1. Kill the OAK-D camera PiP from the operator UI

The PiP is consumed by exactly one Svelte component (CameraPiP) in one view (MainView.svelte). Not by the golfer app, not by the Capture Jetson, not by enrollment. It's a dev-convenience we forgot to turn off in production. Flipping camera.enabled: false in configs/field-test.yaml is a config-only change (hot-reloadable, no deploy) that reclaims the ~5–7% CPU we identified. Zero risk, zero code change, zero coordination.

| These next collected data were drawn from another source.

@@ -750,16 +785,21 @@
     const StagedTarget* sorted = P.sorted + (size_t)b * P.n_cap;
     const float* sorted_xr = P.sorted_xr + (size_t)b * P.n_cap;
     const uint16_t* g_cell_start = P.cell_start + (size_t)b * kCellStride;
-    auto taken = [&](int t, int q, int) -> bool { return owner_final[t] != 0x7fffffff || owner_prev[t] < q; };
+    unsigned gen = 1u;
+    n_live = __builtin_amdgcn_readfirstlane(n_live);
+    auto taken = [&](int t, unsigned my_key) -> bool { return (owner_final[t] != 0x7fffffff) | (round_map[(gen & 1u) * (unsigned)P.n_cap + t] > my_key); };
     {
-        for (int chunk_start = 0; chunk_start < m; chunk_start += 256) {
-          const int q = chunk_start + tid;
+        int q_next = tid < n_live ? live_at(tid) : -1;
+        for (int chunk_start = 0; chunk_start < n_live; chunk_start += 256) {
+          const int q = q_next;
+          q_next = chunk_start + 256 + tid < n_live ? live_at(chunk_start + 256 + tid) : -1;
           int my_claim = -1;
-          for (int t = tid; t < n; t += 256) owner_prev[t] = 0x7fffffff;
           constexpr int kList = kSorted ? 2 * kMatchK : kMatchK;
           uint32_t e8[kList];
           int cnt = 0;
-          if (q < m) {
+          unsigned blocks = 0u;
+          if (q >= 0) {
+              if (blocks_always || has_obs[q]) blocks = 256u - (unsigned)tid;
               cnt = kcount[q];
               const uint4* kp = reinterpret_cast<const uint4*>(klist + (size_t)q * kMatchK);
               const uint4 lo = kp[0], hi = kp[1];
@@ -774,23 +814,32 @@
                   }
               }
           }
-          for (int inner = 0; inner <= 256; ++inner) {
-            if (tid == 0) { s_full_n = 0; s_changed = 0; }
-            for (int t = tid; t < n; t += 256) owner_next[t] = 0x7fffffff;
-            wg_barrier();
+          for (int inner = 0; inner <= 256; ++inner, ++gen) {
+            const unsigned slot = gen & 1u, my_key = (gen << 8) | (255u - (unsigned)tid);
+            uint32_t* map_w = round_map + (slot ^ 1u) * (unsigned)P.n_cap;
             int new_claim = -1;
-            bool decided = false;
-            if (q < m) {
-                if (cnt <= 0) decided = true;
-                else {
+#pragma unroll
+            for (int e = 0; e < kList; ++e) asm volatile("" : "+v"(e8[e]));
+            asm volatile("" : "+v"(cnt));
+            if (q >= 0) {
+                {
                     const int have = min(cnt, kList);
                     unsigned best = 256, second = 256;
                     int best_lvl = -1, second_lvl = -1, best_t = -1, found = 0;
+                    unsigned taken_bits = 0u;
+#pragma unroll
+                    for (int e = 0; e < kMatchK; ++e) taken_bits |= (unsigned)taken(e < have ? (int)((e8[e] & 0xffff) ^ t_flip) : 0, my_key) << e;
+                    if constexpr (kList > kMatchK) {
+                        if (have > kMatchK) {
+#pragma unroll
+                            for (int e = kMatchK; e < kList; ++e) taken_bits |= (unsigned)taken(e < have ? (int)((e8[e] & 0xffff) ^ t_flip) : 0, my_key) << e;
+                        }
+                    }
 #pragma unroll
                     for (int e = 0; e < kList; ++e) {
                         if (e >= have || found >= need) continue;
                         const int t = (int)((e8[e] & 0xffff) ^ t_flip);
-                        if (taken(t, q, chunk_start)) continue;
+                        if ((taken_bits >> e) & 1u) continue;
                         if (found == 0) { best = e8[e] >> 20; best_lvl = (int)((e8[e] >> 16) & 15); best_t = t; }
                         else { second = e8[e] >> 20; second_lvl = (int)((e8[e] >> 16) & 15); }
                         ++found;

2. Rename "Observer UI" → "Sequencer UI", move to cloud hosting

The operator dashboard has always been misnamed. It's where we build and monitor demo sequences — that's a sequencer interface. Renaming it aligns the UI with its backing service (Sequencer service ↔ Sequencer UI). After PiP is gone and the Stop button moves to Field Control's two-operator model (see below), the Sequencer UI is view-only and has no safety responsibilities — it can be cloud-hosted on Vercel/etc. without any latency concern. Removes another ~1% CPU of state-polling-broadcast load from the robot.

3. Field Control → direct nav-stack WebSocket (needs your ws)

Today Field Control routes commands through Janice. Once your ws lands on the nav stack with its own armed/disarmed safety state, Field Control can bypass Janice entirely for command execution. Sub-millisecond latency on LAN, no Janice hop. The operator dashboard becomes a two-person demo model: one operator on the Sequencer UI watching, one on Field Control with E-stop ready. Cleaner ops, lower latency, safer.

Scenarios — pick what we ship

Toggle what's in / out to see the projected state. The "impact" panel updates live.

Projected robot state

Janice CPU (est.)
~13% was 13%
Python LOC on robot
5,720 was 5,720
Distinct on-robot services
1 (Janice)
UIs served from the robot
Golfer · Field Control · Sequencer UI
Net complexity verdict
Status quo — Janice monolith as today.

What we're asking from you

Three concrete collaboration points, none urgent.

1. When you design the nav-stack WebSocket, bake in armed/disarmed state as a first-class concept.
This is the safety gate that currently lives in Janice. If the nav stack owns it internally with a clear command accepted / rejected API, Field Control can talk to the nav stack directly with more safety than today, not less. We don't want the armed-state to end up in a no-man's-land between Janice and the nav stack during the migration.
2. Help us scope geofence veto into the nav stack.
Today Janice rejects transitions that would cross into no-go zones. That logic wants to live in the nav stack — it's a spatial-awareness concern, not a supervisory-orchestration concern. When you're ready, we'd like to collaborate on the API shape so the Sequencer can hand this responsibility off cleanly.
3. Sanity-check our CPU hypothesis by measuring after the PiP kill.
We think the PiP is the dominant contributor to Janice's ~13% footprint. Flipping camera.enabled: false is cheap — a one-line config change, hot-reloadable. If we measure Janice CPU before and after, we get empirical ground truth for the rest of the migration planning. We can run that experiment any time the robot is back on Tailscale.
The bottom line: you remembered Janice as the demo sequence maker — and that's still in there, small and intact. What may not have been visible from your side is how much else it absorbed since: a phone-on-AP gateway's worth of pairing, auth, shot brokering, video proxy, and cloud sync. Our plan honors both realities — keep the original sequencer as Janice (Python, shrinking naturally with L4 maturity), and carve the accreted gateway work out as a durable TypeScript ace_gateway_api. Your nav-stack ws is the enabler that lets most of the cleanup happen.